Horizontal gene transfer via plasmids could favour cooperation in bacteria, because transfer of a cooperative gene turns non-cooperative cheats into cooperators. This hypothesis has received support from theoretical, genomic and experimental analyses. In contrast, we show here, with a comparative analysis across 51 diverse species, that genes for extracellular proteins, which are likely to act as cooperative ‘public goods’, were not more likely to be carried on either: (i) plasmids compared to chromosomes; or (ii) plasmids that transfer at higher rates. Our results were supported by theoretical modelling which showed that while horizontal gene transfer can help cooperative genes initially invade a population, it has less influence on the longer-term maintenance of cooperation. Instead, we found that genes for extracellular proteins were more likely to be on plasmids when they coded for pathogenic virulence traits, in pathogenic bacteria with a broad host-range.

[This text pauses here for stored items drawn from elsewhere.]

static int uni_launch_main(rwgpu_join* h, const JoinPending& pd, bool probe_only, unsigned long long tag) {
  UniDev t = uni_dev(h);
  const JoinPlanDev* pdev = h->plan_dev.as<JoinPlanDev>();
  JoinStatus* ds = h->status.as<JoinStatus>();
  int S = pd.S;
  const bool is_row = S == h->uni_is;
  JoinOutDev od = out_dev(h);
  UniWork wk;
  wk.entry = h->uni_wk_entry.as<UniDefer>();
  wk.mask = h->uni_wk_mask.as<uint8_t>();
  W8Plan w = h->w8[S];
  h->prof.begin(pd.st);
  if (pd.plain) {
    PlainChunk pc;
    pc.ops = pd.ch.ops;
    for (int c = 0; c < 4; c++) pc.c[c] = c < w.n_u ? (const unsigned long long*)pd.ch.cols[c].data : nullptr;
    pc.key = (const unsigned long long*)pd.ch.cols[w.key_col].data;
    pc.n = pd.ch.n;
    pc.n_dev = pd.ch.n_dev;
    UniOwn own;
    own.log = t.log[S];
    own.log_cap = t.log_cap[S];
    own.pools = t.pools[S];
    own.log_next = t.log_next[S];
    PlainOut po;
    po.ops = od.ops;
    po.vis = od.vis;
    for (int c = 0; c < 4; c++) {
      po.ucol[c] = (c < w.n_u && w.u_out[c] >= 0) ? (unsigned long long*)od.col[w.u_out[c]] : nullptr;
      po.mcol[c] = (c < w.n_m && w.m_out[c] >= 0) ? (unsigned long long*)od.col[w.m_out[c]] : nullptr;
    }
    po.capacity = od.capacity;
    auto hot = probe_only ? (is_row ? uni_hot_kernel<true, true> : uni_hot_kernel<true, false>)
                          : (is_row ? uni_hot_kernel<false, true> : uni_hot_kernel<false, false>);
    hot<<<pd.grid, JF_BLOCK, 0, pd.st>>>(pc, t.buckets, t.cap, own, po, wk, ds, pd.seq_base, pd.out_base, pd.pool_chunk);
  } else {
    if (probe_only) uni_slow_kernel<true><<<jgrid(pd.ch.n, 256), 256, 0, pd.st>>>(pdev, w, S, pd.ch, t, od, ds, pd.seq_base, pd.out_base);
    else uni_slow_kernel<false><<<jgrid(pd.ch.n, 256), 256, 0, pd.st>>>(pdev, w, S, pd.ch, t, od, ds, pd.seq_base, pd.out_base);
  }
  h->prof.end(pd.st);
  RW_CUDA(cudaGetLastError());
  DevChunk chv = pd.ch;
  uint64_t seq_base = pd.seq_base;
  int64_t out_base = pd.out_base;
  JoinStatus* slot = (JoinStatus*)(h->status_host.as<uint8_t>() + 512 * pd.set);
  int reset = 3;
  unsigned int* done = (unsigned int*)(h->uni_counters.as<unsigned long long>() + 6);
  const int tg = uni_tail_grid(pd.ch.n);
  if (probe_only) uni_tail_kernel<true><<<tg, 256, 0, pd.st>>>(pdev, w, S, chv, t, od, wk, ds, seq_base, out_base, slot, tag, reset, done);
  else uni_tail_kernel<false><<<tg, 256, 0, pd.st>>>(pdev, w, S, chv, t, od, wk, ds, seq_base, out_base, slot, tag, reset, done);
  RW_CUDA(cudaGetLastError());
  h->launches += 2;
  return RW_OK;
}

static int join_plain_chunk(DevChunk* ch, bool device_count, cudaStream_t st, bool* plain) {
  *plain = ch->vis_bits == nullptr;
  for (int c = 0; c < ch->n_cols && *plain; c++)
    *plain = !ch->cols[c].valid_bits && !ch->cols[c].valid_bytes && (((uintptr_t)ch->cols[c].data & 7) == 0);
  if (!ch->n_dev || (device_count && *plain)) return RW_OK;
  int64_t nh = 0;
  RW_CUDA(cudaMemcpyAsync(&nh, ch->n_dev, sizeof(nh), cudaMemcpyDeviceToHost, st));
  RW_CUDA(cudaStreamSynchronize(st));
  if (nh < 0 || nh > ch->n) return fail(RW_ERR_INVALID, "device row count out of range");
  ch->n = nh;
  ch->n_dev = nullptr;
  return RW_OK;
}

static double uni_now_ms() { return std::chrono::duration<double, std::milli>(std::chrono::steady_clock::now().time_since_epoch()).count(); }
static const bool uni_trace = getenv("RWGPU_TRACE") != nullptr;

static int uni_enqueue(rwgpu_join* h, int S, const DevChunk& ch_in, cudaStream_t st, int64_t out_base, JoinPending* pd) {
  const double tr0 = uni_trace ? uni_now_ms() : 0.0;
  DevChunk ch = ch_in;
  bool plain_cols;
  int rc = join_plain_chunk(&ch, true, st, &plain_cols);
  if (rc != RW_OK) return rc;
  const bool counted = ch.n_dev != nullptr;
  const int64_t n = ch.n;
  JoinSideHost& own = h->side[S];
  const int grid = (int)std::max<int64_t>(1, std::min<int64_t>((n + 63) / 64, U_MAX_GRID));
  uint32_t pool_chunk = 32;
  while (pool_chunk < 256 && (int64_t)pool_chunk * grid * 8 < 4 * n) pool_chunk <<= 1;
  const uint64_t id_slack = (uint64_t)grid * 8 * pool_chunk;
  rc = join_grow_store(h, S, own.n_rows + (uint64_t)n + id_slack);
  if (rc != RW_OK) return rc;
  rc = uni_grow_table(h, h->uni_keys + (uint64_t)n);
  if (rc != RW_OK) return rc;
  rc = join_ensure_out(h, out_base + n + std::max<int64_t>(n / 2, 4096), st, out_base);
  if (rc != RW_OK) return rc;
  if (plain_cols && n > h->uni_wk_cap) {
    RW_CUDA(cudaDeviceSynchronize());
    const int64_t cap = n + n / 4 + 64;
    RW_CUDA(h->uni_wk_entry.reserve((size_t)cap * sizeof(UniDefer)));
    RW_CUDA(h->uni_wk_mask.reserve((size_t)(cap + 7) / 8 + 16));
    h->uni_wk_cap = cap;
  }
  rc = join_order(h, st);
  if (rc != RW_OK) return rc;
  const double tr1 = uni_trace ? uni_now_ms() : 0.0;
  pd->S = S;
  pd->ch = ch;
  pd->st = st;
  pd->out_base = out_base;
  pd->set = h->cur;
  pd->plain = plain_cols;
  pd->counted = counted;
  pd->grid = grid;
  pd->pool_chunk = pool_chunk;
  pd->seq_base = h->seq;
  pd->tag = ++h->status_tag;
  pd->ids_before = own.n_rows;
  pd->keys_before = h->uni_keys;
  h->seq += (uint64_t)n;
  own.n_rows += (uint64_t)n + id_slack;
  h->uni_keys += (uint64_t)n;
  rc = uni_launch_main(h, *pd, false, pd->tag);
  if (rc != RW_OK) return rc;
  if (!h->pend_ev[pd->set]) RW_CUDA(cudaEventCreateWithFlags(&h->pend_ev[pd->set], cudaEventDisableTiming));
  RW_CUDA(cudaEventRecord(h->pend_ev[pd->set], st));
  if (uni_trace)
    fprintf(stderr, "  [uni_enqueue S=%d n=%lld set=%d] grow/ensure %.3f ms, launch %.3f ms (log segs %zu/%zu, cap %llu keys<=%llu)\n", S, (long long)n,
            pd->set, tr1 - tr0, uni_now_ms() - tr1, h->side[0].log.segs.size(), h->side[1].log.segs.size(), (unsigned long long)h->uni_cap,
            (unsigned long long)h->uni_keys);
  return RW_OK;
}

static int uni_finish(rwgpu_join* h, const JoinPending& pd, int64_t* out_rows, unsigned long long* null_mask) {
  cudaStream_t st = pd.st;
  JoinStatus* ds = h->status.as<JoinStatus>();
  JoinStatus* slot = (JoinStatus*)(h->status_host.as<uint8_t>() + 512 * pd.set);
  JoinStatus hs;
  const double tr0 = uni_trace ? uni_now_ms() : 0.0;
  RW_CUDA(cudaEventSynchronize(h->pend_ev[pd.set]));
  const double tr1 = uni_trace ? uni_now_ms() : 0.0;
  int rc;
  if (*(volatile unsigned long long*)(slot + 1) != pd.tag) return fail(RW_ERR_CUDA, "join status block was not published");
  memcpy(&hs, slot, sizeof(JoinStatus));
  unsigned int err = hs.err;
  const unsigned long long first_null = hs.null_mask;
  const bool first_match = hs.pad != 0;
  const unsigned long long first_del = hs.n_del;
  const bool redone = (hs.err & JERR_OUT_CAPACITY) != 0;
  if (redone) {
    const int64_t extras = (int64_t)hs.out_rows, n = pd.ch.n;
    RW_CUDA(cudaMemsetAsync(&ds->err, 0, 4, st));
    rc = join_ensure_out(h, pd.out_base + n + extras + (int64_t)pd.grid * 8 * U_XCHUNK, st, pd.out_base);
    if (rc != RW_OK) return rc;
    const unsigned long long tag2 = ++h->status_tag;
    rc = uni_launch_main(h, pd, true, tag2);
    if (rc != RW_OK) return rc;
    RW_CUDA(cudaStreamSynchronize(st));
    if (*(volatile unsigned long long*)(slot + 1) != tag2) return fail(RW_ERR_CUDA, "join status block was not published");
    memcpy(&hs, slot, sizeof(JoinStatus));
    err = (err & ~JERR_OUT_CAPACITY) | hs.err;
    hs.null_mask |= first_null & ~(1ull << 63);
    hs.pad = hs.pad || first_match;
    hs.n_del = first_del;
  }
  for (int s = 0; s < 2; s++) h->uni_dead[s] = hs.n_dead[s];
  {
    JoinSideHost& own = h->side[pd.S];
    const uint64_t n = (uint64_t)pd.ch.n, slack = (uint64_t)pd.grid * 8 * pd.pool_chunk;
    const uint64_t rows_now = hs.log_next[pd.S] + (own.n_rows - (pd.ids_before + n + slack));
    const uint64_t keys_now = hs.n_keys[0] + (h->uni_keys - (pd.keys_before + n));
    for (int i = 0; i < h->n_pending; i++) {
      h->pending[i].ids_before += rows_now - own.n_rows;
      h->pending[i].keys_before += keys_now - h->uni_keys;
    }
    own.n_rows = rows_now;
    h->uni_keys = keys_now;
    h->uni_keys_exact = hs.n_keys[0];
  }
  hs.err = err;
  rc = join_check_err(h, hs, st);
  if (rc != RW_OK) return rc;
  const int64_t n_eff = pd.counted ? (int64_t)hs.n_in : pd.ch.n;
  *out_rows = (hs.pad != 0 || hs.out_rows) ? n_eff + (int64_t)hs.out_rows : 0;
  h->call_null_mask |= hs.null_mask;
  *null_mask = h->call_null_mask;
  h->os().valid_dirty |= hs.null_mask & ((1ull << 63) - 1);
  if (hs.n_del) h->call_had_deletes = true;
  if (uni_trace)
    fprintf(stderr, "  [uni_finish S=%d set=%d] wait %.3f ms, rest %.3f ms (redo %d, extras %llu, n_del %llu, out %lld)\n", pd.S, pd.set, tr1 - tr0,
            uni_now_ms() - tr1, (int)redone, (unsigned long long)hs.out_rows,
            (unsigned long long)hs.n_del, (long long)*out_rows);
  return RW_OK;
}

static int join_push_dev_uni(rwgpu_join* h, int S, const DevChunk& ch_in, cudaStream_t st, int64_t out_base, int64_t* out_rows,
                             unsigned long long* null_mask) {
  if (h->n_pending) return fail(RW_ERR_INVALID, "collect the outstanding asynchronous pushes first");
  JoinPending pd;
  int rc = uni_enqueue(h, S, ch_in, st, out_base, &pd);
  if (rc != RW_OK) return rc;
  return uni_finish(h, pd, out_rows, null_mask);
}
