template <int ACT, int MODE, bool LH, bool SH, int NWP>
__global__ __launch_bounds__(X8_THR, 1) void conv_h8x3_kernel(H8XDev a) {
    static_assert(!SH || (MODE == 2 && !LH), "shared weight tiles: one barrier per tap row, whole tiles");
    static_assert(NWP >= 1 && NWP <= X8_NWP && (SH || NWP == X8_NWP), "window pieces per wave");
    Fp16::enter();
    typedef Fp16::vec8 hvec8;
    constexpr int LOOK = x8_look(MODE);
    extern __shared__ __attribute__((aligned(16))) uint8_t lds8[];

    const int tid = threadIdx.x, lane = tid & 63;
    const int wave = __builtin_amdgcn_readfirstlane(tid >> 6);
    const int lrow = lane & 15, kg = lane >> 4;
// ... 244 lines not shown
            tap(std::integral_constant<int, 3>{}); tap(std::integral_constant<int, 4>{}); tap(std::integral_constant<int, 5>{});
            tap(std::integral_constant<int, 6>{}); tap(std::integral_constant<int, 7>{}); tap(std::integral_constant<int, 8>{});
#ifdef ADAS_H8X_PROF
            if (lastc) { H8XP(3) } else if (islo) { H8XP(2) } else { H8XP(1) }
#endif
        };
        for (int c = 0; c + 1 < a.nck; ++c) {
            if (c & 1) chunk(std::false_type{}, std::true_type{}, c);
            else chunk(std::false_type{}, std::false_type{}, c);
        }
        chunk(std::true_type{}, std::true_type{}, a.nck - 1);

        __builtin_amdgcn_s_waitcnt(0x0F70);
        H8XP(4)
#if !defined(ADAS_H8X_SCALAR_EPI) && !defined(ADAS_H8X_NARROW_ST)
        auto write_out = [&](auto rm_c) {
            constexpr int RM = decltype(rm_c)::value;
            yf32x2 val[4][2][2];
#pragma unroll
            for (int j = 0; j < 4; ++j)
#pragma unroll
                for (int i = 0; i < 2; ++i) {
                    yf32x2 v0 = yf32x2{acc[i + 2][j][0], acc[i + 2][j][1]} * kX3Down + yf32x2{acc[i][j][0], acc[i][j][1]};
                    yf32x2 v1 = yf32x2{acc[i + 2][j][2], acc[i + 2][j][3]} * kX3Down + yf32x2{acc[i][j][2], acc[i][j][3]};
                    if (RM != RES_NONE) {
                        const auto q0 = __builtin_amdgcn_permlane16_swap(rraw[j][i].x, rraw[j][i].z, false, false);
                        const auto q1 = __builtin_amdgcn_permlane16_swap(rraw[j][i].y, rraw[j][i].w, false, false);
                        const yf32x2 r0 = x8_join2(q0[0], q0[1]), r1 = x8_join2(q1[0], q1[1]);
                        if (RM == RES_BEFORE_ACT) { v0 = x8_act2<ACT>(v0 + r0); v1 = x8_act2<ACT>(v1 + r1); }
                        else { v0 = x8_act2<ACT>(v0) + r0; v1 = x8_act2<ACT>(v1) + r1; }
                    } else {
                        v0 = x8_act2<ACT>(v0); v1 = x8_act2<ACT>(v1);
                    }
                    val[j][i][0] = v0; val[j][i][1] = v1;
                    acc[i][j] = yf32x4{biasn[i].x, biasn[i].y, biasn[i].z, biasn[i].w};
                    acc[i + 2][j] = yf32x4{0.f, 0.f, 0.f, 0.f};
                }
            uint32_t hw[4][2][2];
            x8_hi_mode(true);
#pragma unroll
            for (int j = 0; j < 4; ++j)
#pragma unroll
                for (int i = 0; i < 2; ++i) {
                    hw[j][i][0] = x8_cvt_hi2(val[j][i][0]);
                    hw[j][i][1] = x8_cvt_hi2(val[j][i][1]);
                }
            x8_hi_mode(false);
#pragma unroll
            for (int j = 0; j < 4; ++j) {
                const uint32_t oo = po[j] == X8_OOB ? X8_OOB : (po[j] * (uint32_t)a.out_cs + (uint32_t)a.out_coff) * 4u + ch0;
#pragma unroll
                for (int i = 0; i < 2; ++i) {
                    const uint32_t oi = (cb * 64 + hb * 32 + i * 16 + (kg >> 1) * 8 < a.cout) ? oo + i * 64 : X8_OOB;
                    const uint32_t l0 = x8_lo2(val[j][i][0], hw[j][i][0]), l1 = x8_lo2(val[j][i][1], hw[j][i][1]);
                    const auto s0 = __builtin_amdgcn_permlane16_swap(hw[j][i][0], l0, false, false);
                    const auto s1 = __builtin_amdgcn_permlane16_swap(hw[j][i][1], l1, false, false);
                    __builtin_amdgcn_raw_buffer_store_b128(yu32x4{s0[0], s1[0], s0[1], s1[1]}, rout, oi, 0, 0);
                }
            }
        };
#else
        auto write_out = [&](auto rm_c) {
            constexpr int RM = decltype(rm_c)::value;
#pragma unroll
            for (int j = 0; j < 4; ++j) {
                const uint32_t oo = po[j] == X8_OOB ? X8_OOB : (po[j] * (uint32_t)a.out_cs + (uint32_t)a.out_coff) * 4u + ch0;
#pragma unroll
                for (int i = 0; i < 2; ++i) {
#ifdef ADAS_H8X_NARROW_ST
                    const uint32_t oi = (cb * 64 + hb * 32 + i * 16 + kg * 4 < a.cout) ? oo + i * 64 : X8_OOB;
#else
                    const uint32_t oi = (cb * 64 + hb * 32 + i * 16 + (kg >> 1) * 8 < a.cout) ? oo + i * 64 : X8_OOB;
#endif
                    float v[4];
#pragma unroll
// ... 59 lines not shown
#pragma unroll
        for (int i = 0; i < NWP; ++i) gcur[i] = gnxt[i];
        wcur = wnxt_item;
        par = (par + a.nck) & 1;
    }
    if (MODE == 1 && !hb) __builtin_amdgcn_s_barrier();
#ifdef ADAS_H8X_PROF
    if (lane == 0 && grp == 0) {
        unsigned long long* b__ = g_h8x_prof[blockIdx.x & 255];
        for (int i__ = 0; i__ < 16; ++i__)
            if (i__ != 7) atomicAdd(&b__[i__ + 16 * hb], pacc__[i__]);
        atomicAdd(&b__[7 + 16 * hb], (unsigned long long)nit__);
    }
#endif
}

#ifdef ADAS_H8X_PROF
extern "C" int adas_debug_h8x_prof(unsigned long long* out32, int reset) {
    static unsigned long long h[256][32];
    if (out32) {
        if (hipMemcpyFromSymbol(h, HIP_SYMBOL(g_h8x_prof), sizeof(h)) != hipSuccess) return -1;
        for (int i = 0; i < 32; ++i) {
            out32[i] = 0;
            for (int b = 0; b < 256; ++b) out32[i] += h[b][i];
        }
    }
    if (reset) {
        memset(h, 0, sizeof(h));
        if (hipMemcpyToSymbol(HIP_SYMBOL(g_h8x_prof), h, sizeof(h)) != hipSuccess) return -1;
    }
// ... 130 lines not shown
    static bool attr_done = false;
    if (!attr_done) {
        (void)hipFuncSetAttribute((const void*)conv_h8x3_kernel<ACT_NONE, MODE, LH, false, X8_NWP>, hipFuncAttributeMaxDynamicSharedMemorySize, 160 * 1024);
        (void)hipFuncSetAttribute((const void*)conv_h8x3_kernel<ACT_SILU, MODE, LH, false, X8_NWP>, hipFuncAttributeMaxDynamicSharedMemorySize, 160 * 1024);
        (void)hipFuncSetAttribute((const void*)conv_h8x3_kernel<ACT_RELU, MODE, LH, false, X8_NWP>, hipFuncAttributeMaxDynamicSharedMemorySize, 160 * 1024);
        (void)hipFuncSetAttribute((const void*)conv_h8x3_kernel<ACT_LEAKY, MODE, LH, false, X8_NWP>, hipFuncAttributeMaxDynamicSharedMemorySize, 160 * 1024);
        attr_done = true;
    }
    if (act == ACT_SILU) hipLaunchKernelGGL((conv_h8x3_kernel<ACT_SILU, MODE, LH, false, X8_NWP>), grid, dim3(X8_THR), X8_LDS, st, d);
    else if (act == ACT_RELU) hipLaunchKernelGGL((conv_h8x3_kernel<ACT_RELU, MODE, LH, false, X8_NWP>), grid, dim3(X8_THR), X8_LDS, st, d);
    else if (act == ACT_LEAKY) hipLaunchKernelGGL((conv_h8x3_kernel<ACT_LEAKY, MODE, LH, false, X8_NWP>), grid, dim3(X8_THR), X8_LDS, st, d);
    else hipLaunchKernelGGL((conv_h8x3_kernel<ACT_NONE, MODE, LH, false, X8_NWP>), grid, dim3(X8_THR), X8_LDS, st, d);
    return hipGetLastError();
}
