class _InterpCaVectors(torch.autograd.Function):
    @staticmethod
    def forward(ctx, W, B, q: float):
        lib = L.load()
        Lv, Cc = W.shape[0], W.shape[2]
        scale = torch.empty(Cc, dtype=torch.float32, device=W.device)
        shift = torch.empty(Cc, dtype=torch.float32, device=W.device)
        L.check(lib.crdr_interp_ca_params(W.data_ptr(), None if B is None else B.data_ptr(), Lv, Cc, float(q),
                                          scale.data_ptr(), shift.data_ptr(), ops._stream()), "interp_ca_params")
        ctx.q, ctx.has_b = float(q), B is not None
        ctx.B = B
        ctx.save_for_backward(W)
        return scale, shift

    @staticmethod
    def backward(ctx, dscale, dshift):
        (W,) = ctx.saved_tensors
        lib = L.load()
        Lv, Cc = W.shape[0], W.shape[2]
        direct = W.is_leaf and (ctx.B is None or ctx.B.is_leaf)
        if direct:
            dW = grad_slot(W) if ctx.needs_input_grad[0] else None
            dB = grad_slot(ctx.B) if (ctx.has_b and ctx.needs_input_grad[1]) else None
        else:
            dW = torch.zeros_like(W)
            dB = torch.zeros_like(W) if ctx.has_b else None
        if dW is not None or dB is not None:
            scratch = None
            if dW is None:
                scratch = dW = torch.zeros_like(W)
            L.check(lib.crdr_interp_ca_params_bwd(W.data_ptr(), Lv, Cc, ctx.q, dscale.contiguous().data_ptr(),
                                                  dshift.contiguous().data_ptr(), dW.data_ptr(),
                                                  None if dB is None else dB.data_ptr(), ops._stream()), "interp_ca_params_bwd")
            if scratch is not None:
                dW = None
        if direct:
            return None, None, None
        return dW, dB, None


def interp_ca_vectors(W, B, q: float):
    return _InterpCaVectors.apply(W, B, float(q))


class _Affine(torch.autograd.Function):
    @staticmethod
    def forward(ctx, x, scale, shift):
        lib = L.load()
        x, ld = ops.nhwc(x)
        n, c, h, w = x.shape
        y = ops.empty_nhwc(n, c, h, w, x.device)
        L.check(lib.crdr_affine(x.data_ptr(), ld, scale.data_ptr(), shift.data_ptr(), y.data_ptr(), ops.ld_for(c), n * h * w, c,
                                ops._stream()), "affine")
        ctx.save_for_backward(y, scale, shift)
        return y

    @staticmethod
    def backward(ctx, dy):
        y, scale, shift = ctx.saved_tensors
        dz, _, _, cs = ops.epilogue_bwd(dy, y, L.EPI_AFFINE, scale=scale, shift=shift)
        return dz, cs[2], cs[3]


def affine(x, scale, shift):
    return _Affine.apply(x, scale, shift)


class _AddAffine(torch.autograd.Function):

    @staticmethod
    def forward(ctx, a, r, scale, shift):
        lib = L.load()
        a, lda = ops.nhwc(a)
        r, ldr = ops.nhwc(r)
        if a.shape != r.shape:
            raise L.CrdrHipError(f"add_affine: operands of shapes {tuple(a.shape)} and {tuple(r.shape)}")
        n, c, h, w = a.shape
        y = ops.empty_nhwc(n, c, h, w, a.device)
        L.check(lib.crdr_add_affine(a.data_ptr(), lda, r.data_ptr(), ldr, ops._p(scale), ops._p(shift), y.data_ptr(), ops.ld_for(c), n * h * w, c,
                                    ops._stream()), "add_affine")
        ctx.save_for_backward(*((y, scale, shift) if scale is not None else ()))
        return y

    @staticmethod
    def backward(ctx, dy):
        if not ctx.saved_tensors:
            return dy, dy, None, None
        y, scale, shift = ctx.saved_tensors
        dz, _, _, cs = ops.epilogue_bwd(dy, y, L.EPI_AFFINE, scale=scale, shift=shift)
        return dz, dz, cs[2], cs[3]


def add_affine(a, r, affine: Optional[Tuple[torch.Tensor, torch.Tensor]] = None):
    scale, shift = affine if affine is not None else (None, None)
    return _AddAffine.apply(a, r, scale, shift)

The first dataset 'genome_data' contains information on the 1632 genomes analysed in our study. Each row in the data file corresponds to a replicon, which is lablled as either 'chromosome' or 'plasmid' in the 'replicon_type' column. Each replicon has its own 'accession_number'. Each genome has one chromosome (except for Vibrio parahaemolyticus which has two) and at least one plasmid. All replicons from a genome have the same value in the columns 'species_name' and 'strain_name', which can be used by grouping variables in R. For each replicon, we used PSORTb v3.0 to predict the subcellular localisation of every protein. The number of proteins in each of the possible localisations (depending on the gram stain) is listed in the corresponding columns i.e. extracellular, cytoplasmic, periplasmic. Other data analysed in the paper are included in this dataset, including the pathogenicity & host-range category of the species, MOBsuite mobility predictions for each plasmid, and pangenome core & accessory %s from PanX. Also included is data on the number of environments each species's 16S rRNA was sequenced in, with a column for each of the five habitats and the total number. A '1' denotes it was sequenced in that environment, a '0' denotes it was not. These occur twice, once for the original data from Garcia-Garcera & Rocha (2020), labelled with 'gg' at the beginning, and second for our categorisation of species based on the literature.

The second dataset 'MP3_protein_predictions' contains MP3 pathogenicity predictions for every extracellular protein in all broad and narrow host-range genomes (one protein per row). The 'accession_number', 'strain_name' and 'species_name' columns indicate which replicon, genome and species each protein is from. The hybrid prediction we used is in the 'Hybrid.Prediction' column. Using grouping variables in R means the number of 'pathogenic' and 'non-pathogenic' proteins can be tallied for each replicon, and then combined with the data in 'genome_data' for analysis.